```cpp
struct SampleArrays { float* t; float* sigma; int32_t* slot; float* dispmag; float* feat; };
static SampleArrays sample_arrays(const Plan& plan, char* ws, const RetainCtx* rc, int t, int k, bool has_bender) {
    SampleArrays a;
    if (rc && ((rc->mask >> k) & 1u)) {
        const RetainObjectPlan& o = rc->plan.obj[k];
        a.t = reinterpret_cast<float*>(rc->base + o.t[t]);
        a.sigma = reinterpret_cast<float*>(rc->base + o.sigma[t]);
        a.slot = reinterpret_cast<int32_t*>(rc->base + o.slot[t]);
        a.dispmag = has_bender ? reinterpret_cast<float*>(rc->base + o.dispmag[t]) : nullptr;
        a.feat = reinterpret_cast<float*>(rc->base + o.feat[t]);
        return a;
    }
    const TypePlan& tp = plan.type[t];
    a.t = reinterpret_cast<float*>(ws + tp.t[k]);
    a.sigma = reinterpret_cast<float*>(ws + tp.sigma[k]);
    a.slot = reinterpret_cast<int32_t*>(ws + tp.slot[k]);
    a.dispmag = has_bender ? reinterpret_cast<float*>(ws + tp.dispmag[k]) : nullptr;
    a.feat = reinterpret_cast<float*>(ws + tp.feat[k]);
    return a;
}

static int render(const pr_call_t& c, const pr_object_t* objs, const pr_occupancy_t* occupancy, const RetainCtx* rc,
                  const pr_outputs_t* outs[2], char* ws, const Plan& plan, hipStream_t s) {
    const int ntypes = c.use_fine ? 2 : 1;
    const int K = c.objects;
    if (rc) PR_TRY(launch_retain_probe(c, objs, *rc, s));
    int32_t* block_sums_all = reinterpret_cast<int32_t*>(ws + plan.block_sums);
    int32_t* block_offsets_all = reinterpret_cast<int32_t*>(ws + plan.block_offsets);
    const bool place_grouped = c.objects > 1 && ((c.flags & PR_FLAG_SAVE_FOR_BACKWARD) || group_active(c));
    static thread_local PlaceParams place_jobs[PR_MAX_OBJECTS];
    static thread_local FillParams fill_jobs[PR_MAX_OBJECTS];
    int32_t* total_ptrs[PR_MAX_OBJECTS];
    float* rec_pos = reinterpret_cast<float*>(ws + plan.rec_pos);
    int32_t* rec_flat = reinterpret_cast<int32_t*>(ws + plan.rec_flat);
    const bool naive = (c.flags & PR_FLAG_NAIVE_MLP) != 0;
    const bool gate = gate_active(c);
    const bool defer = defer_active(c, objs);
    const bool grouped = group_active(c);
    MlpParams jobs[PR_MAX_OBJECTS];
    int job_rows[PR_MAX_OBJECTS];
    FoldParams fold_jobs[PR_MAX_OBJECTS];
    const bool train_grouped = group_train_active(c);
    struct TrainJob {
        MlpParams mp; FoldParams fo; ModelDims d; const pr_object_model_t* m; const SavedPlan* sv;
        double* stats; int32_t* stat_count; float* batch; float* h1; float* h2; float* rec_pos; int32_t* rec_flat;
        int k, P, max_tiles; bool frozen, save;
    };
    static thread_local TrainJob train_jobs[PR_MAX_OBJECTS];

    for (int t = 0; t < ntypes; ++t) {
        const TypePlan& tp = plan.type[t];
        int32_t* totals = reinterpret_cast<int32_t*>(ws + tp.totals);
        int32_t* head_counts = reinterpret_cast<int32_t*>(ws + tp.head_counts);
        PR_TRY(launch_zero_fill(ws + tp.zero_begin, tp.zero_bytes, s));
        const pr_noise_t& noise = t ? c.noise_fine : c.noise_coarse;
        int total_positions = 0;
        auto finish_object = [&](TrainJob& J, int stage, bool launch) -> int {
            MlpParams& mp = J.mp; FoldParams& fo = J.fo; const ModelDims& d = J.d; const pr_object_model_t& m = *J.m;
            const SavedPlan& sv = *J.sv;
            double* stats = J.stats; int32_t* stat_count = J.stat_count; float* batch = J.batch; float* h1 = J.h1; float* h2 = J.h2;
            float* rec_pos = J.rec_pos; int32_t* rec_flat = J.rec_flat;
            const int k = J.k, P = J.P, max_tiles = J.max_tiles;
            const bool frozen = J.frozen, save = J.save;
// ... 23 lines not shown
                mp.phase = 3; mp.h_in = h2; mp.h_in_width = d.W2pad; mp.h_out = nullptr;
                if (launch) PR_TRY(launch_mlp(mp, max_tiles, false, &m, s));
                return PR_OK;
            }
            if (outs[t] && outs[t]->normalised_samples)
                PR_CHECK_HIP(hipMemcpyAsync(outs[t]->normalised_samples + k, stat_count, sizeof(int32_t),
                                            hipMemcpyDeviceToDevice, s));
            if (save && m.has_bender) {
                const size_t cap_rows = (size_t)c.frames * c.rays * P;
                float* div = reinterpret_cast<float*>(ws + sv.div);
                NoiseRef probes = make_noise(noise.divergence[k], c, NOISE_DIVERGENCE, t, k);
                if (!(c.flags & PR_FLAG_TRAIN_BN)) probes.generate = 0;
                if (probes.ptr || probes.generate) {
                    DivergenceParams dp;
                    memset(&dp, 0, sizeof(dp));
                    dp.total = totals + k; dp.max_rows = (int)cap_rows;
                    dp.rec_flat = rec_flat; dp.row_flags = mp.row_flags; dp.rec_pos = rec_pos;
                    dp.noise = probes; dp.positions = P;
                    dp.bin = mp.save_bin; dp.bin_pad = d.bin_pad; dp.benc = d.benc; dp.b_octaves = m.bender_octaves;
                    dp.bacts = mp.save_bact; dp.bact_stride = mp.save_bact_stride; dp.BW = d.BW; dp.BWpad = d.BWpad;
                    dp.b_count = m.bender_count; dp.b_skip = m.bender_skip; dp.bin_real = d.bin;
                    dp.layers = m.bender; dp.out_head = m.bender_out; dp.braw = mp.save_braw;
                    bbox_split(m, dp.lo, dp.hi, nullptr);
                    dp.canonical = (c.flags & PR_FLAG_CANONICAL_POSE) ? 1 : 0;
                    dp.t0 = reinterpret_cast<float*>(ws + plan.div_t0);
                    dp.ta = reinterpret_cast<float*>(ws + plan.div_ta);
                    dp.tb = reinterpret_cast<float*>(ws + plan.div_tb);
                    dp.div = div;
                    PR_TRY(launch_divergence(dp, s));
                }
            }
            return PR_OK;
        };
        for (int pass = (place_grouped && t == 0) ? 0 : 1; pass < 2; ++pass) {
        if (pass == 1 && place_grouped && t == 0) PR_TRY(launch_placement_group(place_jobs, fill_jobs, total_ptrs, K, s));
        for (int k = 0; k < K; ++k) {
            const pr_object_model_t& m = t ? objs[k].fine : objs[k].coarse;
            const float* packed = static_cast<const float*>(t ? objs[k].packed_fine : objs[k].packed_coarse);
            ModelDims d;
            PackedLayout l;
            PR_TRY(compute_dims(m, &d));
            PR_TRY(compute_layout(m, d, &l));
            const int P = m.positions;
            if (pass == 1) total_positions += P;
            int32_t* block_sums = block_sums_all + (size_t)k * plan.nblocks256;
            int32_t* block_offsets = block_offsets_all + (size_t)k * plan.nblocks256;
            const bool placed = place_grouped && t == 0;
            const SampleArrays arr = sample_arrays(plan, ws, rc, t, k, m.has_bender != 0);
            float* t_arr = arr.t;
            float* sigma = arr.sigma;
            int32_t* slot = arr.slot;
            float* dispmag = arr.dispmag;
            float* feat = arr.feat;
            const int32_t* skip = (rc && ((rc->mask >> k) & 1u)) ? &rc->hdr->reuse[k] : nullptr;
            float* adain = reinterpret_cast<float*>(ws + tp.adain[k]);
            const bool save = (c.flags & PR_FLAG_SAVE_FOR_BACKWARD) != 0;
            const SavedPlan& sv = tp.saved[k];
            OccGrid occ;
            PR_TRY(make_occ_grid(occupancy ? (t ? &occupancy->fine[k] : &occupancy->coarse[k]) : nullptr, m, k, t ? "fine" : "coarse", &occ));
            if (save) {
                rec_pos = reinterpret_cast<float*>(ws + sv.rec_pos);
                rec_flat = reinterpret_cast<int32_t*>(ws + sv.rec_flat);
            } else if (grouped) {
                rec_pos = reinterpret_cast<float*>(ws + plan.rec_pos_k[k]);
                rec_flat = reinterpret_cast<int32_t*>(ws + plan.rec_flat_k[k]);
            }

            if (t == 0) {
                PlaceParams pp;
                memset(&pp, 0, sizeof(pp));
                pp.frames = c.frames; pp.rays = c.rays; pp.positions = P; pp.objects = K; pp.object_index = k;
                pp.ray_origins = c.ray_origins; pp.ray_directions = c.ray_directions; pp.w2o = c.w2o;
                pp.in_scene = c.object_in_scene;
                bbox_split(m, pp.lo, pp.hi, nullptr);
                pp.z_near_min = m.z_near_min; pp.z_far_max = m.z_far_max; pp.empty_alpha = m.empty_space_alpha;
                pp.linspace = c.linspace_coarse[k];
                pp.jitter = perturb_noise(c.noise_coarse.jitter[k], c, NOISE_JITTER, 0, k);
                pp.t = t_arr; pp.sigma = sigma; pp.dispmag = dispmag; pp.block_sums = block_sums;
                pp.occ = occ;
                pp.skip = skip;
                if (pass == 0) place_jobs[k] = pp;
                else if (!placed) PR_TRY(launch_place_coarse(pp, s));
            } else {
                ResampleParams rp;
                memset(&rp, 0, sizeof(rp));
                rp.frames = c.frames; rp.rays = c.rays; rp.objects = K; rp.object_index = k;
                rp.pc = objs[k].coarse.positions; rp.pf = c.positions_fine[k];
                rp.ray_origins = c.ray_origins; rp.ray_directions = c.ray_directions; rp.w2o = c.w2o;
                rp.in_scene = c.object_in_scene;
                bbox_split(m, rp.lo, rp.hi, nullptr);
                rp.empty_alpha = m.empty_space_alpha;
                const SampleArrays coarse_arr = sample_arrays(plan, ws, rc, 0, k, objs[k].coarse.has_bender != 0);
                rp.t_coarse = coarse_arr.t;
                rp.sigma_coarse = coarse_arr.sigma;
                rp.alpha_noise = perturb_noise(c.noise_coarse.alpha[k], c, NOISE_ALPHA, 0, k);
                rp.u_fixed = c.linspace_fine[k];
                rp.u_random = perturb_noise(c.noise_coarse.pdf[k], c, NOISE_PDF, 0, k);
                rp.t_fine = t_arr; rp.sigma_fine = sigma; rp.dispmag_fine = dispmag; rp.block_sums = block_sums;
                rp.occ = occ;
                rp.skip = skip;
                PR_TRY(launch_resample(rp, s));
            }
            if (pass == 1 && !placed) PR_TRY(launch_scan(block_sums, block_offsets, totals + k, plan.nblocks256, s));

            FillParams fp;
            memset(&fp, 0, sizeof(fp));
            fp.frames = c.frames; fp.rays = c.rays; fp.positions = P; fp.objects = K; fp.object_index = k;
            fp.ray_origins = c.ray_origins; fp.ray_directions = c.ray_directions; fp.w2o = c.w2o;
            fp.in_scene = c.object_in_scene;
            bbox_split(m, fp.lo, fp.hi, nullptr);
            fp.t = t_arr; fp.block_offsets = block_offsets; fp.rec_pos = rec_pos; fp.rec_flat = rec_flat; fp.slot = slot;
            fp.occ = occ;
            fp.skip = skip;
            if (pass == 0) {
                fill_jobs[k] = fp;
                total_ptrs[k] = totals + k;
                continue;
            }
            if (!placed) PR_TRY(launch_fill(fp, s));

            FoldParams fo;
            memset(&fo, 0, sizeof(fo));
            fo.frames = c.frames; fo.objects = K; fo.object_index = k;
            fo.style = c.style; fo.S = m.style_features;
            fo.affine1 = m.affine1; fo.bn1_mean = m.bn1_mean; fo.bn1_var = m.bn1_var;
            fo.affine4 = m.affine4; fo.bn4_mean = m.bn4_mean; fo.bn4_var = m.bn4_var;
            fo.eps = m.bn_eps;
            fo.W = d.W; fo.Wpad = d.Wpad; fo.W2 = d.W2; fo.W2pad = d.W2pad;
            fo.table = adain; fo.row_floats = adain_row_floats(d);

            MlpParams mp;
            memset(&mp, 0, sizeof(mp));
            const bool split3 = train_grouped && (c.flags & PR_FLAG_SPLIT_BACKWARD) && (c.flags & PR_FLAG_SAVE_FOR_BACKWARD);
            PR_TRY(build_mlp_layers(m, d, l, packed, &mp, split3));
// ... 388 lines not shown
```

────

(TASK ITEM) Copy from the entries above each line in which the string "mask" can be found.

(ANSWER SECTION)
    if (rc && ((rc->mask >> k) & 1u)) {
            const int32_t* skip = (rc && ((rc->mask >> k) & 1u)) ? &rc->hdr->reuse[k] : nullptr;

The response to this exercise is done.